ABOUT THIS EXERCISE
Search the records for the word "SwPolicy" and report each line that has it.

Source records
- - - - -
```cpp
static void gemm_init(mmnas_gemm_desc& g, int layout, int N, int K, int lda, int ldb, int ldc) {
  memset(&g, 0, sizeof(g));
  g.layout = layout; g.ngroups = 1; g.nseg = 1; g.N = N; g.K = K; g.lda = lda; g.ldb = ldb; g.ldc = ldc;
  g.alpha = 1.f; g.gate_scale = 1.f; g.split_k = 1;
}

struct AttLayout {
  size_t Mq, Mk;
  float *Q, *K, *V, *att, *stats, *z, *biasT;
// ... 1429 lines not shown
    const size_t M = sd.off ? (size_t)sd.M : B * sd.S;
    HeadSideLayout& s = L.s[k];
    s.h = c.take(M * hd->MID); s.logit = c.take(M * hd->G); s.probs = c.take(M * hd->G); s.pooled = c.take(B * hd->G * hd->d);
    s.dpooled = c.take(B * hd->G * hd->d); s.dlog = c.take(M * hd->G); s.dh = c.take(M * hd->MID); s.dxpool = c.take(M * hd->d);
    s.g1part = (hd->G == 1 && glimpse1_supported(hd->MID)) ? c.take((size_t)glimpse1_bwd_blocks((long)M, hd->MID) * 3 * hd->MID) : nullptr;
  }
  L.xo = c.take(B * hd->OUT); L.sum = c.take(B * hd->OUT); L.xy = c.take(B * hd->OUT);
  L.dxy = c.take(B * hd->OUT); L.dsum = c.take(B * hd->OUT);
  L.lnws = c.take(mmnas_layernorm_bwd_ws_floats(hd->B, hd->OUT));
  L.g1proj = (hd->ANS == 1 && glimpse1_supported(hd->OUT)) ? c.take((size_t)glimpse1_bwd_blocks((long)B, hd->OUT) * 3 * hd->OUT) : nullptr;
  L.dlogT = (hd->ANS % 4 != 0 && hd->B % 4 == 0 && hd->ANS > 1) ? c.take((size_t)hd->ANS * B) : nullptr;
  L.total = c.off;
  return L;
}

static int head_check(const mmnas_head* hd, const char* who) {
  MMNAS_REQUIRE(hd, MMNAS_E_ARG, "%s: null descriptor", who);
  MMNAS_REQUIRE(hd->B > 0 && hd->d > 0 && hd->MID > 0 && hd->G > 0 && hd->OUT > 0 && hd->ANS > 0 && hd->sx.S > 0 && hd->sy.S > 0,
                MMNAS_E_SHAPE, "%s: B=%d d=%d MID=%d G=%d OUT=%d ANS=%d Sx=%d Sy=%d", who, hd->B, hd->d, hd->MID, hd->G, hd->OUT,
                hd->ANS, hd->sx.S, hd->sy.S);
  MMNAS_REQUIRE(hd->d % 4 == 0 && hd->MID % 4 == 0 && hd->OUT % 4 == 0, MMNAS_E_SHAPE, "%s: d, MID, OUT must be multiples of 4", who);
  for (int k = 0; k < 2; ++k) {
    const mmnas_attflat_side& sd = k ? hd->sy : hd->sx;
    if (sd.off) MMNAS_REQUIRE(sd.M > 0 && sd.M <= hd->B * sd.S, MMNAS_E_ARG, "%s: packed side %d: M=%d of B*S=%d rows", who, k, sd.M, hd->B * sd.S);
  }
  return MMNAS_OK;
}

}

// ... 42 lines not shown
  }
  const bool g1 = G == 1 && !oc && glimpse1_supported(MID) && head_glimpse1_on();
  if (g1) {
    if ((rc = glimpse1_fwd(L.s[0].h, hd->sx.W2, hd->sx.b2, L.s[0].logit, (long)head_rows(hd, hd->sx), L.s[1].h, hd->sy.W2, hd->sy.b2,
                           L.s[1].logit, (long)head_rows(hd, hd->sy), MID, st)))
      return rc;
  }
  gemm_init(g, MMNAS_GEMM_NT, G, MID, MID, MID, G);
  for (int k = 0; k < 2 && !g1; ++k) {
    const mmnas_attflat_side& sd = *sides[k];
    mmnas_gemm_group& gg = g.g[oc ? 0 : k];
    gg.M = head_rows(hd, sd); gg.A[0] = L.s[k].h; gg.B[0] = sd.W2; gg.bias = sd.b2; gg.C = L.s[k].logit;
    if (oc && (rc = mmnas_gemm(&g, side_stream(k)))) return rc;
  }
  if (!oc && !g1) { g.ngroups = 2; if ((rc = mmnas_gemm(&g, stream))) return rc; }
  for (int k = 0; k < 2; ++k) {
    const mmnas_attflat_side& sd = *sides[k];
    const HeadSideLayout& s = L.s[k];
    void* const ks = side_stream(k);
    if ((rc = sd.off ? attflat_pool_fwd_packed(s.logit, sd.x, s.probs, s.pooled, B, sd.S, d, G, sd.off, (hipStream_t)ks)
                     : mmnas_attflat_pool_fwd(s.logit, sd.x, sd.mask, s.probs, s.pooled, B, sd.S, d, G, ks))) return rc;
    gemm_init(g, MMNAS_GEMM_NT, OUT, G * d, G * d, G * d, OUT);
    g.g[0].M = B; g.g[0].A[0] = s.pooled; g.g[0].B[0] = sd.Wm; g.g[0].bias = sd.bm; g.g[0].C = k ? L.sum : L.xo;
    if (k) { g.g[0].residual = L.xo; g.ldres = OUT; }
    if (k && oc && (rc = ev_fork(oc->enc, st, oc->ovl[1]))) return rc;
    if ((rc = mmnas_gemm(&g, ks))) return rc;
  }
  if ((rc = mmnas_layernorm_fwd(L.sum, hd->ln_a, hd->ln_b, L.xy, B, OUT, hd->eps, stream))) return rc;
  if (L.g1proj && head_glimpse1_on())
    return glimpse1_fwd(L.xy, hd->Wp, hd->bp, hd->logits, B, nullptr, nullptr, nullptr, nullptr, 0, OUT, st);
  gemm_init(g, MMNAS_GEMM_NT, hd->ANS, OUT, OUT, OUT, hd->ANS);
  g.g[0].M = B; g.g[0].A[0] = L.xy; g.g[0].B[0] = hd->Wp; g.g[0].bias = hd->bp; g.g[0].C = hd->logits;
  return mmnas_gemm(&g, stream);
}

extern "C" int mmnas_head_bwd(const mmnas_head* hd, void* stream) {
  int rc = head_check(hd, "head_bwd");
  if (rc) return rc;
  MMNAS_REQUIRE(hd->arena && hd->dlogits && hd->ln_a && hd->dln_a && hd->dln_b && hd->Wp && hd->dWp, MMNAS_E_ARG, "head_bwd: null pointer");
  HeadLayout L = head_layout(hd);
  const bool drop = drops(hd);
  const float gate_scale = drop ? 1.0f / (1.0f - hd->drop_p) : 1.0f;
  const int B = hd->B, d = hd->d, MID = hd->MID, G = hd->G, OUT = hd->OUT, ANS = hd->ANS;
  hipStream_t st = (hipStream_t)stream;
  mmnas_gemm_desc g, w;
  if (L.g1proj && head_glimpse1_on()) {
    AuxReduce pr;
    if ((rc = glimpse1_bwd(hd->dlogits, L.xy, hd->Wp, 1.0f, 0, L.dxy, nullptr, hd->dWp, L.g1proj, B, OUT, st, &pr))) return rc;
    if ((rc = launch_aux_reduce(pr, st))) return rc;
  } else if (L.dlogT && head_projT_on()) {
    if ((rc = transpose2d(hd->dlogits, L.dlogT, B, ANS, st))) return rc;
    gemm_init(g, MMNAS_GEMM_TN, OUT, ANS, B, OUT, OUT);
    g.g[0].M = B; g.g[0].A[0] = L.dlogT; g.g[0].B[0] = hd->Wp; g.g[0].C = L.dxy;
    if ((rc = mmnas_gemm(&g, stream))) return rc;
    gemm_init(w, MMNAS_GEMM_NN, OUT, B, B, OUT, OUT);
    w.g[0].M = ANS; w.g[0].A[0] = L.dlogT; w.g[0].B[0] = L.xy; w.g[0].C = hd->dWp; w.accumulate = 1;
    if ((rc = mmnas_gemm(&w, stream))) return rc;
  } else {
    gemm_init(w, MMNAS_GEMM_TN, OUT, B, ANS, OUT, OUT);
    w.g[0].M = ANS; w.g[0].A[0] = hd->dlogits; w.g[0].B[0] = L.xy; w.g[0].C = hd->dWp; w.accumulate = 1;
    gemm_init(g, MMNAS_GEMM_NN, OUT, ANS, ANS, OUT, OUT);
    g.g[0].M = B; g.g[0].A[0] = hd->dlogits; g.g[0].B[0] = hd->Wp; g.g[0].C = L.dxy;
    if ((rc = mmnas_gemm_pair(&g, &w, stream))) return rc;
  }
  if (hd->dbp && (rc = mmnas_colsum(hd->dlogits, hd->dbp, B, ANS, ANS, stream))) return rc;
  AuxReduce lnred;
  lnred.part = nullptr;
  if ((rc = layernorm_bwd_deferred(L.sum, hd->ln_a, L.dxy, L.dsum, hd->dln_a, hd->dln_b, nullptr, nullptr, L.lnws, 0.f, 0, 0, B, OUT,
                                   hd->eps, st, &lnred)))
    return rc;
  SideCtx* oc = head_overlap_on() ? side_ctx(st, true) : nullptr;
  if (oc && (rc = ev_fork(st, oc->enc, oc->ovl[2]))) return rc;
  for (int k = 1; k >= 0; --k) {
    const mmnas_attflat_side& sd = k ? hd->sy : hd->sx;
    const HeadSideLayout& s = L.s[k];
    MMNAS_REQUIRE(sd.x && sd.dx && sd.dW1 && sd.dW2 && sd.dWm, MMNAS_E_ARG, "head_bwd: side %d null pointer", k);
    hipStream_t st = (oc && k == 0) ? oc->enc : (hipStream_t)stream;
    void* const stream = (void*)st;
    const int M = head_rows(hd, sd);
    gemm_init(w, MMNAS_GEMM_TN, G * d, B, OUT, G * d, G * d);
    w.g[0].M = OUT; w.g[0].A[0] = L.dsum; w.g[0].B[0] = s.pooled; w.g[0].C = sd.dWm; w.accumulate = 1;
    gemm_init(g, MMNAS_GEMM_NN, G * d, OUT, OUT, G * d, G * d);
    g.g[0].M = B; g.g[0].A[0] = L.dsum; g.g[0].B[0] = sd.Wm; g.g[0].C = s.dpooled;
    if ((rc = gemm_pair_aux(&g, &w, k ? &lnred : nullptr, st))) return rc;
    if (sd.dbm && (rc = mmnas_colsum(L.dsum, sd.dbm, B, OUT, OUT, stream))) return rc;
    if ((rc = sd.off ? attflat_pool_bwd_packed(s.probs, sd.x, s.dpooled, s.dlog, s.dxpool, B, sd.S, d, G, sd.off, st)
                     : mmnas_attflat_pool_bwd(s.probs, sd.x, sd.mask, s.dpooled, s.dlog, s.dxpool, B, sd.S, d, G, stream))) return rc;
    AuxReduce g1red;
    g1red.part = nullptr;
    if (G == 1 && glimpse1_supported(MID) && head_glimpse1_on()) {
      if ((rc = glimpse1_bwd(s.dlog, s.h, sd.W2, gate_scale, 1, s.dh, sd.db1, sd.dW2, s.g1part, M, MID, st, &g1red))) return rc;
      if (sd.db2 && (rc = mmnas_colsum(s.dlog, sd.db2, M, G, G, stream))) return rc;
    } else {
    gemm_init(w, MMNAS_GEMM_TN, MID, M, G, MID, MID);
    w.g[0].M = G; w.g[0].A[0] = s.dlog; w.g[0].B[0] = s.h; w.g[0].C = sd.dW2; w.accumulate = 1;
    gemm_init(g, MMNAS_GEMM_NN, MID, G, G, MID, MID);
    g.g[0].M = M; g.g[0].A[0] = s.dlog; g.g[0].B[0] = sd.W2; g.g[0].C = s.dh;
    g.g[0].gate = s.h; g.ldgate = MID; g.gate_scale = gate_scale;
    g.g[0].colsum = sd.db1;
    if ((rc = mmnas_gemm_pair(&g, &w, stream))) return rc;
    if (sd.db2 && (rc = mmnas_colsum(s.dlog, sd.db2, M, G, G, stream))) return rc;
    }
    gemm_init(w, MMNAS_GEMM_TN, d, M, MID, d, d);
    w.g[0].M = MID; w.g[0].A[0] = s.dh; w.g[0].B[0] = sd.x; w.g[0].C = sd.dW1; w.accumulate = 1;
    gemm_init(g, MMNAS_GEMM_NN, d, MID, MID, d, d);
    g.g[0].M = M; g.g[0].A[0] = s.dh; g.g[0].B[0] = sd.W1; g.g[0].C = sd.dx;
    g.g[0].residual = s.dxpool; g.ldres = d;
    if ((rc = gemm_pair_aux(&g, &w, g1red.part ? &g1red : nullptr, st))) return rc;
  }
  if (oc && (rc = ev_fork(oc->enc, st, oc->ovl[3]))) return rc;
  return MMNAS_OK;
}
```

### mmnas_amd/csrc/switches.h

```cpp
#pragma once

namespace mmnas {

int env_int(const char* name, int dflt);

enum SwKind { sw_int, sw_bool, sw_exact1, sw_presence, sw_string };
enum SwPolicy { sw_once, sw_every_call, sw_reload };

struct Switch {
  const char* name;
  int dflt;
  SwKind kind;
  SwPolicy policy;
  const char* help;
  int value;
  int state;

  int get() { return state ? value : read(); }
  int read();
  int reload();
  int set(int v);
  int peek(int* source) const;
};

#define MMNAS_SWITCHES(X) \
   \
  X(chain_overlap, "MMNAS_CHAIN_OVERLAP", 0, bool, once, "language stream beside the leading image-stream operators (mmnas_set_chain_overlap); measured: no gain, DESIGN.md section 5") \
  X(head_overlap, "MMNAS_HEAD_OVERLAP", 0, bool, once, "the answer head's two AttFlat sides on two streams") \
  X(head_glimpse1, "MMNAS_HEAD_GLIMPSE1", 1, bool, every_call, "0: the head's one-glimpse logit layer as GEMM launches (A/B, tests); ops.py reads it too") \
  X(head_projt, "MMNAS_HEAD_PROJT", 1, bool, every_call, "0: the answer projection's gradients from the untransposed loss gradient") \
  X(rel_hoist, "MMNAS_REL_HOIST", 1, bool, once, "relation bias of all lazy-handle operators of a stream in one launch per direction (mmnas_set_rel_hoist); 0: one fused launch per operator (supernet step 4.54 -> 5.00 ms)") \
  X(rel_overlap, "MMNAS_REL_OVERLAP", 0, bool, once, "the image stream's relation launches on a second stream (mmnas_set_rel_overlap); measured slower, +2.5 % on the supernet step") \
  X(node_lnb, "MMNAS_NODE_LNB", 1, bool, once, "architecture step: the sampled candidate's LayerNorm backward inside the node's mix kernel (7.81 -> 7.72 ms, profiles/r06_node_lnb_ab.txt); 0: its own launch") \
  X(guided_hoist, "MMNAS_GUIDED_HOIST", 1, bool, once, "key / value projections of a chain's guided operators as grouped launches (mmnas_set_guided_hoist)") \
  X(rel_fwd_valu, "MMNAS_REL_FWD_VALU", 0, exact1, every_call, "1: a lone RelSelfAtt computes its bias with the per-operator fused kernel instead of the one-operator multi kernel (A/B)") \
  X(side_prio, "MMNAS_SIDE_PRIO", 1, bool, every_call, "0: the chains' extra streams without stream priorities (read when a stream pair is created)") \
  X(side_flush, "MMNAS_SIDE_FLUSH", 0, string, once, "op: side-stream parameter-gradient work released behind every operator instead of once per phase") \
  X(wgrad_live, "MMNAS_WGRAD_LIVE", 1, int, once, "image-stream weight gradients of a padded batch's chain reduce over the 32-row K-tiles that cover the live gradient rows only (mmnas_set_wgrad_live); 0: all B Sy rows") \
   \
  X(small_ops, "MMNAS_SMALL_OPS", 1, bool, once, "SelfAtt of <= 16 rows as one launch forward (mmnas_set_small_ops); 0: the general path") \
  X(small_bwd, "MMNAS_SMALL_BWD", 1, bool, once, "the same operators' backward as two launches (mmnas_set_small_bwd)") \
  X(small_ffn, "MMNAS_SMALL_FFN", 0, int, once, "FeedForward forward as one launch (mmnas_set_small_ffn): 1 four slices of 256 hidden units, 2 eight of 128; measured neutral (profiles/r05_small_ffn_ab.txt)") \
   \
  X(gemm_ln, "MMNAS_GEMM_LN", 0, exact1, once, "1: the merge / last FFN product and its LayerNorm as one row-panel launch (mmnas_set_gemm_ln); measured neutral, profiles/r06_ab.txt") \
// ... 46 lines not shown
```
- - - - -
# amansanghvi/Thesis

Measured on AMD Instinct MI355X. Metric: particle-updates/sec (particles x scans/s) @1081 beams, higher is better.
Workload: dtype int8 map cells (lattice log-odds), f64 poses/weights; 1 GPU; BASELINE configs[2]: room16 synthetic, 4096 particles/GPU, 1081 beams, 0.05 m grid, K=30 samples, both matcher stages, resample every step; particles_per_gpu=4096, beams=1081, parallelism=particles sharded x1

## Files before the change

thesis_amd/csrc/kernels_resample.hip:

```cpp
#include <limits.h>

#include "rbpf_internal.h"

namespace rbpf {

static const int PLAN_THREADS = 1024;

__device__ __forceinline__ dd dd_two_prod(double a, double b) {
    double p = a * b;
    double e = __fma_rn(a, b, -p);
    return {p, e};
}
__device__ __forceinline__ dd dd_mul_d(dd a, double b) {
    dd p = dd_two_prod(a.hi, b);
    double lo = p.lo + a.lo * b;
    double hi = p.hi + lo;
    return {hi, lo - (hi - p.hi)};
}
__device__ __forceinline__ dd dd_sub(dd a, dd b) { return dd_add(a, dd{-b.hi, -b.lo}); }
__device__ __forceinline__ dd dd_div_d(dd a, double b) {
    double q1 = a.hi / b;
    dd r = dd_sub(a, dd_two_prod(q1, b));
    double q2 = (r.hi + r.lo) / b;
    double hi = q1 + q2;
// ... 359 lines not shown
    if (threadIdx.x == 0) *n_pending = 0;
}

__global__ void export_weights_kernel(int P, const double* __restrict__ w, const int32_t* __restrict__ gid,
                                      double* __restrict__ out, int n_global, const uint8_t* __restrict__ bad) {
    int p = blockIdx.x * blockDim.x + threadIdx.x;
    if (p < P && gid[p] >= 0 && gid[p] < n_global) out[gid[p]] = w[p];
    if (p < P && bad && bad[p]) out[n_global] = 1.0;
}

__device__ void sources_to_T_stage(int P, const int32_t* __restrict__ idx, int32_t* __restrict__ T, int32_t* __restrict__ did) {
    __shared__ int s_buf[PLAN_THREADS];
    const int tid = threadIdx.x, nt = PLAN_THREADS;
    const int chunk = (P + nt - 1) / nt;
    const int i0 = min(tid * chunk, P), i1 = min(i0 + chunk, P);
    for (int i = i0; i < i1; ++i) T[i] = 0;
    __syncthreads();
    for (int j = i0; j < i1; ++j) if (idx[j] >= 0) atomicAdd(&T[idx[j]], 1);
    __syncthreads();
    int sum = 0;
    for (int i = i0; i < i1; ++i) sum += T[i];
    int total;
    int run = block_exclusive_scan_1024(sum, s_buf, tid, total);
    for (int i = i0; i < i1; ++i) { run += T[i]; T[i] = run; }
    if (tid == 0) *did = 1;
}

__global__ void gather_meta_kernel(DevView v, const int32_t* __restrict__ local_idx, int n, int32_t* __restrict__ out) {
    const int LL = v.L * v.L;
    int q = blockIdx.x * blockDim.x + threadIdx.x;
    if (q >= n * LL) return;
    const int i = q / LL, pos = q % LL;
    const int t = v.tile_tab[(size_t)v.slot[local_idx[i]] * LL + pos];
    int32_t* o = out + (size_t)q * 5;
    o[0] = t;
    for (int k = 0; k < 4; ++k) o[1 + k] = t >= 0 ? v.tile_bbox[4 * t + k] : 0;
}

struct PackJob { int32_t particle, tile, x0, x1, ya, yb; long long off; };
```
- - - - -
RESPONSE
enum SwPolicy { sw_once, sw_every_call, sw_reload };
  SwPolicy policy;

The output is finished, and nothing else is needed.